The Company has terminated all offerings of its securities pursuant to the above-referenced Registration Statements. The Company, by filing this Post-Effective Amendment No. 1, hereby terminates the effectiveness of the Registration Statements and removes from registration any and all securities registered but unsold under the Registration Statements as of the date hereof.

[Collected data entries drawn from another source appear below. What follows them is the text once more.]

__global__ __launch_bounds__(256) void splitk_reduce_kernel(const ConvArgs a) {
    const int C4 = (a.Cout + 3) / 4;
    const long total = (long)a.M * C4;
    const long t = (long)blockIdx.x * 256 + threadIdx.x;
    float omax = 0.f;
    int img = -1;
    if (t < total) {
        const int m = (int)(t / C4), col = (int)(t - (long)m * C4) * 4;
        img = (int)fast_div((unsigned)m, a.mg_hw, a.sh_hw);
        const bool vec = col + 4 <= a.Cout && (a.Cout & 3) == 0;
        float v[4] = {0.f, 0.f, 0.f, 0.f};
        const long sstride = (long)a.M * a.Cout;
        const float* p0 = a.part + (long)m * a.Cout + col;
        if (vec) {
            for (int s0 = 0; s0 < a.ksplit; s0 += 8) {
                f32x4 q[8];
#pragma unroll
                for (int j = 0; j < 8; ++j)
                    q[j] = s0 + j < a.ksplit ? *reinterpret_cast<const f32x4*>(p0 + (s0 + j) * sstride) : f32x4{0.f, 0.f, 0.f, 0.f};
#pragma unroll
                for (int j = 0; j < 8; ++j)
#pragma unroll
                    for (int i = 0; i < 4; ++i) v[i] += q[j][i];
            }
        } else {
            for (int s = 0; s < a.ksplit; ++s)
#pragma unroll
                for (int i = 0; i < 4; ++i)
                    if (col + i < a.Cout) v[i] += p0[s * sstride + i];
        }
        const float lo = (a.flags & (CNL_RELU | CNL_RELU6)) ? 0.f : -__builtin_inff();
        const float hi6 = (a.flags & CNL_RELU6) ? 6.f : __builtin_inff();
#pragma unroll
        for (int i = 0; i < 4; ++i) {
            if (col + i >= a.Cout) continue;
            float o = v[i] + a.bias[col + i];
            if (a.res) o += a.res[(long)m * a.ldr + col + i];
            o = fminf(fmaxf(o, lo), hi6);
            if (a.flags & CNL_SIGMOID) o = cnl::fast_sigmoid(o);
            a.y[(long)m * a.ldy + col + i] = o;
            omax = fmaxf(omax, fabsf(o));
        }
    }
    if (a.ymax) {
        const int img0 = __shfl(img, 0, 64);
        const bool same = __all(img == img0 || img < 0);
        if (same) {
#pragma unroll
            for (int o = 32; o > 0; o >>= 1) omax = fmaxf(omax, __shfl_xor(omax, o, 64));
            if ((threadIdx.x & 63) == 0 && img0 >= 0) cnl::report_max(a.ymax + img0 * AMS, omax);
        } else if (img >= 0 && omax > 0.f) {
            atomicMax(a.ymax + img * AMS, __float_as_uint(omax));
        }
    }
}

template <int KS>
static int launch_split5(const ConvArgs& in, hipStream_t stream) {
    using C = Cfg<2, 2, 1, 2>;
    ConvArgs a = in;
    const int tiles_m = (a.M + C::BM - 1) / C::BM;
    a.tiles_n = (a.Cout + C::BN - 1) / C::BN;
    a.tiles = tiles_m * a.tiles_n * a.ksplit;
    static cnl::DeviceOnce once;
    int rc = cnl::kernel_setup(once, reinterpret_cast<const void*>(&conv_f16x2_kernel<2, 2, 1, 2, KS, false, true>), 160 * 1024);
    if (rc != CNL_OK) return rc;
    hipLaunchKernelGGL((conv_f16x2_kernel<2, 2, 1, 2, KS, false, true>), dim3(a.tiles), dim3(C::THREADS), C::LDS_BYTES + C::BM * 16, stream, a);
    rc = cnl::check_launch("conv_f16x2_kernel (split)");
    if (rc != CNL_OK) return rc;
    const long total = (long)a.M * ((a.Cout + 3) / 4);
    hipLaunchKernelGGL(splitk_reduce_kernel, dim3((unsigned)((total + 255) / 256)), dim3(256), 0, stream, a);
    return cnl::check_launch("splitk_reduce_kernel");
}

The Registration Statements are hereby amended, as appropriate, to reflect the deregistration of such securities.

 

 

SIGNATURES

 

Pursuant to the requirements of the Securities Act of 1933, and Rule 478, the Registrant certifies that it has reasonable grounds to believe that it meets all of the requirements for filing on Form S-8 and has duly caused this Post-Effective Amendment to the Registration Statement on Form S-8 to be signed on its behalf by the undersigned, thereunto duly authorized, in the City of Peachtree Corners, State of Georgia, on 14th day of June, 2023.

 

  CRAWFORD & COMPANY
  By: /s/ Tami E. Stevenson  
  Name:   Tami E. Stevenson  
  Title: Senior Vice President-General Counsel  
    and Corporate Secretary  

No other person is required to sign this Post-Effective Amendment No. 1 to the Registration Statements in reliance upon Rule 478 under the Securities Act of 1933, as amended.